• Donnerstag, 12.11.2020

    MENTALE WINDELN

    Notizen aus dem, na klar, Untergrund. Dass tatsächlich Karneval begann, die Fastenzeit für den Fastenzeitinteressierten also über den metaphysischen Hügel lugt, das flackerte mir gestern kurz auf, als ich eine kostümierte Gruppe von jüngeren Greisen sah, die auf grauem Bordstein durch die graue Stadt liefen. “Hygiene Amt”, das war mit schwarzem Gaffer Tape in viereckigen Buchstaben auf einen Plastikkanister geklebt, den der als Prinzessin verkleidete Mann auf den Rücken geschnallt hatte. Zuhause stehen noch die welken Chrysanthemen. Jetzt noch schnell ein bisschen was erledigen, bevor es wieder Nacht wird am Rande des Literaturbetriebs.

  • Mittwoch, 11.11.2020

    DEALER STASH

    Fand gestern, beim Gitterhochfahren, ein Plastiktütchen, in denen sich kleine, vorportionierte Gras-Mengen in sog. Druckbandbeutelchen befanden. Dealer stash, den vielleicht einer der Platz-Dealer in größter Not dort, zwischen Gitter und Scheibe, versteckt hatte. Police in Helicopter. Ich tarnte das Tütchen mit irgendeinem Flyer, in der Hoffnung, der junge Unternehmer möge seinen stash dort, schon bald (?), unversehrt wieder finden, um Deutschland auch im europäischen Vergleich wirtschaftlich wieder nach vorne zu bringen. Friedrich Merz, Brilon’s Finest, gab mir per Whatsapp sein “Go”

  • Dienstag, 10.11.2020

    SHELTER-IN-PLACE-SPACE

    Gestern, am Tagesrand, wo ich innehielt um kurz mich umzuschauen, da war es mir überdeutlich vorgekommen, zum ersten Mal jetzt richtig in diesen ZEITEN, wie gestaucht, komprimiert, verengt mir die letzten Tage geworden waren.

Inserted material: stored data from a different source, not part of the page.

template <bool SEG, bool BAND>
__global__ void __launch_bounds__(256)
composite_forward_kernel(int W, int H, int gx, const int2 *__restrict__ ranges,
                         const uint32_t *__restrict__ point_list, const float2 *__restrict__ means2D,
                         const float4 *__restrict__ conic_opacity, const float *__restrict__ rgb,
                         const uint8_t *__restrict__ compute_locally, const float *__restrict__ bg,
                         float *__restrict__ out_color, float *__restrict__ final_T, int32_t *__restrict__ n_contrib,
                         const SegWs seg, int band_first, int band_tiles, uint4 *__restrict__ zero16,
                         size_t zero16_n) {
    const size_t HW = (size_t)H * W;
    for (size_t i = (size_t)blockIdx.x * 256 + threadIdx.x; i < zero16_n; i += (size_t)gridDim.x * 256)
        zero16[i] = make_uint4(0u, 0u, 0u, 0u);
    int tile;
    bool idle = false;
    if (BAND) {
        if (band_first < 0) {
            const int gy = (H + GSR_BLOCK_Y - 1) / GSR_BLOCK_Y;
            int2 hull = ranges[gx * gy];
            if (hull.x < 0 || hull.y > gy || hull.x >= hull.y) hull = make_int2(0, 0);
            band_first = hull.x * gx;
            band_tiles = min((hull.y - hull.x) * gx, band_tiles);
            idle = (int)blockIdx.x >= band_tiles;
        }
        tile = band_first + (idle ? 0 : gsr_xcd_span_of_block(blockIdx.x, band_tiles));
    } else {
        tile = composite_tile_of_block(ranges, gx, (int)gridDim.x);
    }
    auto clear_outside = [&]() {
        if (!BAND) return;
        const size_t n0 = (size_t)min(H, (band_first / gx) * GSR_BLOCK_Y) * W;
        const size_t p1 = (size_t)min(H, ((band_first + band_tiles) / gx) * GSR_BLOCK_Y) * W;
        const size_t nout = n0 + (HW - p1);
        for (size_t i = (size_t)blockIdx.x * 256 + threadIdx.x; i < nout; i += (size_t)gridDim.x * 256) {
            const size_t q = i < n0 ? i : p1 + (i - n0);
            out_color[q] = 0.f;
            out_color[HW + q] = 0.f;
            out_color[2 * HW + q] = 0.f;
            final_T[q] = 1.f;
            n_contrib[q] = 0;
        }
    };
    if (idle) {
        clear_outside();
        return;
    }
    const int lane = threadIdx.x & 63, wave = threadIdx.x >> 6;
    const int tx = tile % gx, ty = tile / gx;
    const int qx0 = tx * GSR_BLOCK_X + (wave & 1) * 8, qy0 = ty * GSR_BLOCK_Y + (wave >> 1) * 8;
    const int px = qx0 + (lane & 7), py = qy0 + (lane >> 3);
    const bool inside = px < W && py < H;
    const size_t pid = (size_t)py * W + px;

    if (!compute_locally[tile]) {
        if (inside) {
            out_color[pid] = 0.f;
            out_color[HW + pid] = 0.f;
            out_color[2 * HW + pid] = 0.f;
            final_T[pid] = 1.f;
            n_contrib[pid] = 0;
        }
        clear_outside();
        return;
    }
    const int2 range = ranges[tile];
    const int n = range.y - range.x;
    const float pxf = (float)px, pyf = (float)py;

    float T = 1.0f, C0 = 0.f, C1 = 0.f, C2 = 0.f;
    int last = 0;
    bool done = !inside;
    __shared__ __attribute__((aligned(16))) float slab[4][32 * PREC];
    __shared__ int s_walk[2];
    __shared__ int s_slot[SEG_MAXJ];
    if (threadIdx.x < 2) s_walk[threadIdx.x] = 0;
    if (SEG && threadIdx.x < SEG_MAXJ) {
        s_slot[threadIdx.x] = -1;
        if (seg.seg_slot) seg.seg_slot[(size_t)tile * SEG_MAXJ + threadIdx.x] = -1;
    }
    __syncthreads();
    v2f A0 = {0.f, 0.f}, A1 = {0.f, 0.f}, A2 = {0.f, 0.f};
    v2f B0 = {0.f, 0.f}, B1 = {0.f, 0.f}, B2 = {0.f, 0.f};
    int nstored = 0;
    float *wslab = slab[wave];
    int walked = 0;

    for (int c = 0; c < n; c += 64) {
        if (__all(done)) break;
        if (SEG && seg.seg_slot && c > 0 && (c & (SEG_LEN - 1)) == 0 && c <= SEG_LEN * SEG_MAXJ) {
            if (k8_checkpoint(seg, s_slot, tile, c, lane, wave, T, B0.x + B0.y, B1.x + B1.y, B2.x + B2.y) >= 0) {
                B0 = B1 = B2 = v2f{0.f, 0.f};
                nstored = c / SEG_LEN;
            }
        }
        walked = c + 64;
        const bool have = c + lane < n;
        const uint32_t id = have ? point_list[range.x + c + lane] : 0u;
        const Entry e = load_entry(have, id, means2D, conic_opacity, (float)qx0, (float)qy0);
        float r = 0.f, g = 0.f, b = 0.f;
        if (e.relevant) {
            r = rgb[3 * (size_t)id];
            g = rgb[3 * (size_t)id + 1];
            b = rgb[3 * (size_t)id + 2];
        }
        unsigned long long m = __ballot(e.relevant);
        GSR_STAT(0, __popcll(__ballot(have)));
        GSR_STAT(1, __popcll(m));
        const int nrel = __popcll(m);
        if (e.relevant) pair_store(wslab, __popcll(m & ((1ull << lane) - 1ull)), e, r, g, b);
        {
            const int pad = (-nrel) & 3, slot = nrel + lane / 9;
            if (lane < 9 * pad) wslab[(slot >> 1) * PREC + 2 * (lane % 9) + (slot & 1)] = 0.f;
        }
        for (int p0 = 0; p0 < nrel; p0 += 4) {
            float al[4];
            bool ok[4];
            int kk[4];
            v2f cr[2], cg[2], cb[2];
#pragma unroll
            for (int h = 0; h < 2; h++) {
                const PairRec pr = pair_load(wslab, (p0 >> 1) + h);
                const v2f pe = pair_exponent(pr, pxf, pyf);
                cr[h] = pr.r;
                cg[h] = pr.g;
                cb[h] = pr.b;
#pragma unroll
                for (int u = 0; u < 2; u++) {
                    const bool live = m != 0;
                    kk[2 * h + u] = live ? __builtin_ctzll(m) : 0;
                    m &= m - 1;
                    const float pe1 = u ? pe.y : pe.x, lo = u ? pr.o.y : pr.o.x;
                    al[2 * h + u] = fminf(0.99f, __builtin_amdgcn_exp2f(pe1));
                    ok[2 * h + u] = live && pe1 <= lo && al[2 * h + u] >= ALPHA_MIN;
                }
            }
            float wv[4];
#pragma unroll
            for (int u = 0; u < 4; u++) {
                const bool take = !done && ok[u];
                const float w0 = al[u] * T;
                const float test_T = T - w0;
                const bool stop = take && __float_as_int(test_T) < __float_as_int(T_STOP);
                done = done || stop;
                const bool blend = take && !stop;
                wv[u] = blend ? w0 : 0.f;
                T = blend ? test_T : T;
                last = blend ? c + kk[u] + 1 : last;
            }
#pragma unroll
            for (int h = 0; h < 2; h++) {
                const v2f w2 = {wv[2 * h], wv[2 * h + 1]};
                A0 = __builtin_elementwise_fma(cr[h], w2, A0);
                A1 = __builtin_elementwise_fma(cg[h], w2, A1);
                A2 = __builtin_elementwise_fma(cb[h], w2, A2);
                if (SEG) {
                    B0 = __builtin_elementwise_fma(cr[h], w2, B0);
                    B1 = __builtin_elementwise_fma(cg[h], w2, B1);
                    B2 = __builtin_elementwise_fma(cb[h], w2, B2);
                }
            }
            if (__all(done)) break;
        }
    }
    if (lane == 0) {
        atomicMax(&s_walk[0], walked < n ? walked : n);
        if (atomicAdd(&s_walk[1], 1) == 3) atomicAdd(&g_walked[0], (unsigned long long)s_walk[0]);
    }
    C0 = A0.x + A0.y;
    C1 = A1.x + A1.y;
    C2 = A2.x + A2.y;
    if (SEG && nstored > 0) {
        float r0 = B0.x + B0.y, r1 = B1.x + B1.y, r2 = B2.x + B2.y;
        for (int j = nstored - 1; j >= 0; j--) {
            float *ck = seg.ckpt + (size_t)s_slot[j] * SEG_SLOT_FLOATS + wave * 64 + lane;
            ck[1024] = r0;
            ck[1280] = r1;
            ck[1536] = r2;
            r0 += ck[256];
            r1 += ck[512];
            r2 += ck[768];
        }
    }
    if (inside) {
        out_color[pid] = C0 + T * bg[0];
        out_color[HW + pid] = C1 + T * bg[1];
        out_color[2 * HW + pid] = C2 + T * bg[2];
        final_T[pid] = T;
        n_contrib[pid] = last;
    }
    clear_outside();
}
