template <bool NT = kNtOther, class T>
__device__ __forceinline__ void out_st(T *p, T v)
{
    if constexpr (NT)
// ... 661 lines not shown
#pragma unroll
                for (int l = 0; l < 8; ++l) acc[k][l] += f(x[(4 * r + k) * 8 + l]);
#pragma unroll
        for (int v = 4 * M; v < V; ++v)
#pragma unroll
            for (int l = 0; l < 8; ++l) acc[0][l] += f(x[v * 8 + l]);
#pragma unroll
        for (int k = 1; k < 4; ++k)
#pragma unroll
            for (int l = 0; l < 8; ++l) acc[0][l] += acc[k][l];
        float fin = 0.0f;
#pragma unroll
        for (int i = 8 * V; i < N; ++i) fin += f(x[i]);
#pragma unroll
        for (int l = 0; l < 8; ++l) fin += acc[0][l];
        return fin;
    } else {
        float a0 = 0.0f, a1 = 0.0f, a2 = 0.0f, a3 = 0.0f;
        constexpr int M = N / 4;
#pragma unroll
        for (int r = 0; r < M; ++r) {
            a0 += f(x[4 * r]);
            a1 += f(x[4 * r + 1]);
            a2 += f(x[4 * r + 2]);
            a3 += f(x[4 * r + 3]);
        }
#pragma unroll
        for (int i = 4 * M; i < N; ++i) a0 += f(x[i]);
        a0 += a1;
        a0 += a2;
        a0 += a3;
        return a0;
    }
}

template <bool FAST, bool REFC = false>
__device__ __forceinline__ float bond_term(float d, const MarlnavParams &pr, bool &ok)
{
    if constexpr (FAST) {
        if constexpr (REFC) {
            const float sd = d - pr.ideal_dist;
            return recip_fast(1.0f + sd * sd, ok);
        } else {
            const DivC d_sharp = make_divc(pr.bond_sharpness, ok);
            const float sd = div_c(d - pr.ideal_dist, d_sharp, ok);
            return recip_fast(1.0f + sd * sd, ok);
        }
    } else {
        const float sd = (d - pr.ideal_dist) / pr.bond_sharpness;
        return 1.0f / (1.0f + sd * sd);
    }
}

template <int A, bool FAST, bool REFC>
__device__ __forceinline__ RowOut row_reward(float ta, float td, bool risk_any, bool col_any,
                                             float band, float bond, const MarlnavParams &pr,
                                             bool &ok)
{
    const float head = fabsf(ta) < pr.max_angle_diff ? 1.0f : 0.0f;
    const float bandc = band < pr.max_at_prop_d ? band : pr.max_at_prop_d;
    float dsc, soft;
    if (FAST && (pr.flags & kTermsFastFlag)) {
        const DivC d_init = make_divc(pr.init_dist, ok);
        soft = -1.0f * div_c(td, d_init, ok);
        if constexpr (REFC) {
            dsc = bandc * 0.5f;
        } else {
            const DivC d_mapd = make_divc(pr.max_at_prop_d, ok);
            dsc = div_c(bandc, d_mapd, ok);
        }
    } else {
        dsc = bandc / pr.max_at_prop_d;
        soft = -1.0f * (td / pr.init_dist);
    }
    const float bondm = bond / (float)(A - 1);
    const float risk = risk_any ? 1.0f : 0.0f;
    float rm = pr.target_factor * 0.0f + pr.heading_factor * head;
    float rh = pr.target_factor * 1.0f + pr.heading_factor * head;
    rm = rm + pr.distance_factor * dsc;
    rh = rh + pr.distance_factor * dsc;
    rm = rm + pr.soft_factor * soft;
    rh = rh + pr.soft_factor * soft;
    rm = rm + pr.bond_factor * bondm;
    rh = rh + pr.bond_factor * bondm;
    rm = rm - pr.risk_factor * risk;
    rh = rh - pr.risk_factor * risk;
    return RowOut{rm, rh, (col_any ? 1u : 0u) | ((td < pr.target_radius) ? 2u : 0u)};
}

template <int A, int O, bool TERMS, bool FAST, bool REFC = false>
__device__ __forceinline__ RowOut observe_row_own(const float *__restrict__ sts,
                                                  const float *__restrict__ obe,
                                                  const float *__restrict__ tge, int a,
                                                  float ox, float oy, float dx, float dy,
                                                  float *row, const MarlnavParams &pr, bool &ok)
{
    const float cap = pr.cap_distance;
    if constexpr (FAST) {
        constexpr int NP = 1 + O + (A - 1);
        float px[NP], py[NP], pd[NP], pg[NP];
        px[0] = tge[0];
        py[0] = tge[1];
#pragma unroll
        for (int j = 0; j < O; ++j) {
            px[1 + j] = obe[2 * j];
            py[1 + j] = obe[2 * j + 1];
        }
#pragma unroll
        for (int j = 0; j < A - 1; ++j) {
            const int m = j + (j >= a ? 1 : 0);
            px[1 + O + j] = sts[5 * m];
            py[1 + O + j] = sts[5 * m + 1];
        }
        pairs_fast<NP>(ox, oy, dx, dy, px, py, cap, pd, pg);
        row[0] = pg[0];
        row[1] = pd[0];
        bool ob_risk = false, ob_col = false, ag_risk = false, ag_col = false;
        float band = 0.0f;
#pragma unroll
        for (int j = 0; j < O; ++j) {
            row[2 + j] = pg[1 + j];
            row[2 + O + j] = pd[1 + j];
            if (TERMS) {
                ob_risk |= pd[1 + j] < pr.ob_risk_dist;
                ob_col |= pd[1 + j] < pr.ob_coll_dist;
            }
        }
#pragma unroll
        for (int j = 0; j < A - 1; ++j) {
            const float d = pd[1 + O + j];
            row[2 + 2 * O + j] = pg[1 + O + j];
            row[2 + 2 * O + (A - 1) + j] = d;
            if (TERMS) {
                ag_risk |= d < pr.ag_risk_dist;
                ag_col |= d < pr.ag_coll_dist;
                band += (pr.agents_min_d < d && d < pr.agents_max_d) ? 1.0f : 0.0f;
            }
        }
        RowOut out{0.0f, 0.0f, 0u};
        if (TERMS) {
            const float *agd = row + 2 + 2 * O + (A - 1);
            float bond;
            if (pr.flags & kTermsFastFlag)
                bond = torch_row_sum_r<A - 1>(agd, [&](float d) { return bond_term<true, REFC>(d, pr, ok); });
            else
                bond = torch_row_sum_r<A - 1>(agd, [&](float d) { return bond_term<false>(d, pr, ok); });
            out = row_reward<A, FAST, REFC>(pg[0], pd[0], ob_risk || ag_risk, ob_col || ag_col, band,
                                            bond, pr, ok);
        }
        return out;
    }
    const float td = pair_dist<false>(ox, oy, tge[0], tge[1], ok);
    const float ta = pair_angle<false>(ox, oy, tge[0], tge[1], dx, dy, td, cap, ok);
    row[0] = ta;
    row[1] = td;
    bool ob_risk = false, ob_col = false;
#pragma unroll
    for (int j = 0; j < O; ++j) {
        const float px = obe[2 * j], py = obe[2 * j + 1];
        const float d = pair_dist<false>(ox, oy, px, py, ok);
        row[2 + j] = pair_angle<false>(ox, oy, px, py, dx, dy, d, cap, ok);
        row[2 + O + j] = d;
        if (TERMS) {
            ob_risk |= d < pr.ob_risk_dist;
            ob_col |= d < pr.ob_coll_dist;
        }
    }
    bool ag_risk = false, ag_col = false;
    float band = 0.0f;
#pragma unroll
    for (int j = 0; j < A - 1; ++j) {
        const int m = j + (j >= a ? 1 : 0);
        const float px = sts[5 * m], py = sts[5 * m + 1];
        const float d = pair_dist<false>(ox, oy, px, py, ok);
        row[2 + 2 * O + j] = pair_angle<false>(ox, oy, px, py, dx, dy, d, cap, ok);
        row[2 + 2 * O + (A - 1) + j] = d;
        if (TERMS) {
            ag_risk |= d < pr.ag_risk_dist;
            ag_col |= d < pr.ag_coll_dist;
            band += (pr.agents_min_d < d && d < pr.agents_max_d) ? 1.0f : 0.0f;
        }
    }
    RowOut out{0.0f, 0.0f, 0u};
    if (TERMS) {
        const float *agd = row + 2 + 2 * O + (A - 1);
        const float bond = torch_row_sum_r<A - 1>(agd, [&](float d) { return bond_term<false>(d, pr, ok); });
        out = row_reward<A, false, REFC>(ta, td, ob_risk || ag_risk, ob_col || ag_col, band, bond,
                                         pr, ok);
    }
    return out;
}
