-template <typename TX, typename T, int VPL, bool FULL>
+  ln_bwd_row<TX, T, VPL, false, false, false>(a, row, lane, dout, din, nullptr, nullptr, nullptr, nullptr, nullptr);
+}
+
+template <typename TX, typename T, int VPL, bool FULL, int W, bool DBIAS>
 __device__ __forceinline__ void ln_bwd_fused(const HeroLnBwd& a, float* partial) {
+  constexpr int NS = DBIAS ? 3 : 2;
   extern __shared__ __attribute__((aligned(16))) float red[];
   const int lane = threadIdx.x & 63, wave = threadIdx.x >> 6;
   const int cols = FULL ? VPL * 256 : a.cols;
   DropCtx dout(a.dropout_out), din(a.dropout_in);
-  float4 ag[VPL], ab[VPL], ai[VPL], gm[VPL];
+  float4 ag[VPL], ab[VPL], ai[DBIAS ? VPL : 1], gm[VPL];
 #pragma unroll
   for (int i = 0; i < VPL; ++i) {
-    ag[i] = ab[i] = ai[i] = make_float4(0.f, 0.f, 0.f, 0.f);
+    ag[i] = ab[i] = make_float4(0.f, 0.f, 0.f, 0.f);
+    if constexpr (DBIAS) ai[i] = ag[i];
     if constexpr (FULL) gm[i] = *reinterpret_cast<const float4*>(a.gamma + (lane + 64 * i) * 4);
   }
-  for (int row = blockIdx.x * 4 + wave; row < a.rows; row += gridDim.x * 4)
-    ln_bwd_row<TX, T, VPL, FULL, true>(a, row, lane, dout, din, gm, ag, ab, ai);
+  const int stride = gridDim.x * W;
+  int row = blockIdx.x * W + wave;
+  if constexpr (FULL) {
+#ifdef LN_BWD_NO_PIPE
+    constexpr bool PIPE = false;
+#else
+    constexpr bool PIPE = VPL < 4;
+#endif
+    LnBwdRaw<TX, T, VPL> cur;
+    if (PIPE && row < a.rows) ln_bwd_load(a, row, lane, cur);
+#pragma unroll
+    for (int i = 0; i < VPL; ++i) asm volatile("" ::"v"(gm[i].x), "v"(gm[i].y), "v"(gm[i].z), "v"(gm[i].w));
+    while (row < a.rows) {
+      const int next = row + stride;
+      if constexpr (PIPE) {
+        LnBwdRaw<TX, T, VPL> nxt = cur;
+        if (next < a.rows) ln_bwd_load(a, next, lane, nxt);
+        ln_bwd_row<TX, T, VPL, true, true, DBIAS>(a, row, lane, dout, din, gm, ag, ab, ai, &cur);
+        cur = nxt;
+      } else {
+        ln_bwd_load(a, row, lane, cur);
+        ln_bwd_row<TX, T, VPL, true, true, DBIAS>(a, row, lane, dout, din, gm, ag, ab, ai, &cur);
+      }
+      row = next;
+    }
+  } else {
+    for (; row < a.rows; row += stride)
+      ln_bwd_row<TX, T, VPL, false, true, DBIAS>(a, row, lane, dout, din, gm, ag, ab, ai, nullptr);
+  }
 #pragma unroll
   for (int i = 0; i < VPL; ++i) {
     const int c = (lane + 64 * i) * 4;
     if (FULL || c < cols) {
-      *reinterpret_cast<float4*>(red + ((size_t)(wave * 3 + 0)) * cols + c) = ag[i];
-      *reinterpret_cast<float4*>(red + ((size_t)(wave * 3 + 1)) * cols + c) = ab[i];
-      *reinterpret_cast<float4*>(red + ((size_t)(wave * 3 + 2)) * cols + c) = ai[i];
+      *reinterpret_cast<float4*>(red + ((size_t)(wave * NS + 0)) * cols + c) = ag[i];
+      *reinterpret_cast<float4*>(red + ((size_t)(wave * NS + 1)) * cols + c) = ab[i];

    – Was habe ich eigentlich GETAN heute? Alles, wie auch sonst, hast du das schon alles vergessen?

    Nein, nicht vergessen. Aber es fehlt einfach das Soziale, das Nicht-machen, um es als Differenz daneben halten zu können, um sich vom anderen in das andere locken zu lassen, raus aus der ganztägigen Ichheit, von Arbeit, von Gedanken, von Kummer und Schwere usw. Das Soziale ist nicht nur aus der öffentlichen Sphäre, es ist auch aus den Köpfen der Leute entwichen, man hat vernünftigerweise akzeptiert, dass man Menschen jetzt grade nur auf der Straße trifft, in Geschäften, eingebunden in das Übergeordnete, in das Trotzdem-das-Beste-draus-machen. Es strengt an, und so schön das Alleinsein auch ist (”Allein ist’s ohne jeden schön”), mir ist es grad deutlich, dass es etwas noch Richtigeres gibt – da draußen. Sicher, kannst mal ne Stunde spazieren gehen mit wem, aber auch das ist grade natürlich überkuratiert, es ist nicht die Fortsetzung von normie, wie man es noch vor März in seiner ganz natürlichen alltäglichen Normiehaftigkeit kaum beschreiben konnte.

    Wahrscheinlich ist Erwartung das Problem.

    I’m your butterfly

    Sugar baby

    Achso, und wie arbeite ich an gegen das Obige? Ich nehme die schönen, farbigen Sennelier Ölstifte in die Hand, reibe und massiere die Farben ins Papier hinein, und so sehr ich eben nicht weiß, warum es jetzt Landschaften sind, zu denen ich mich angenehm agitiert fühle, so sehr vermute ich auch: in diesen Landschaften hole ich mir das, was mir die Tage verwehren, oder was ich zu sehen nicht imstande bin.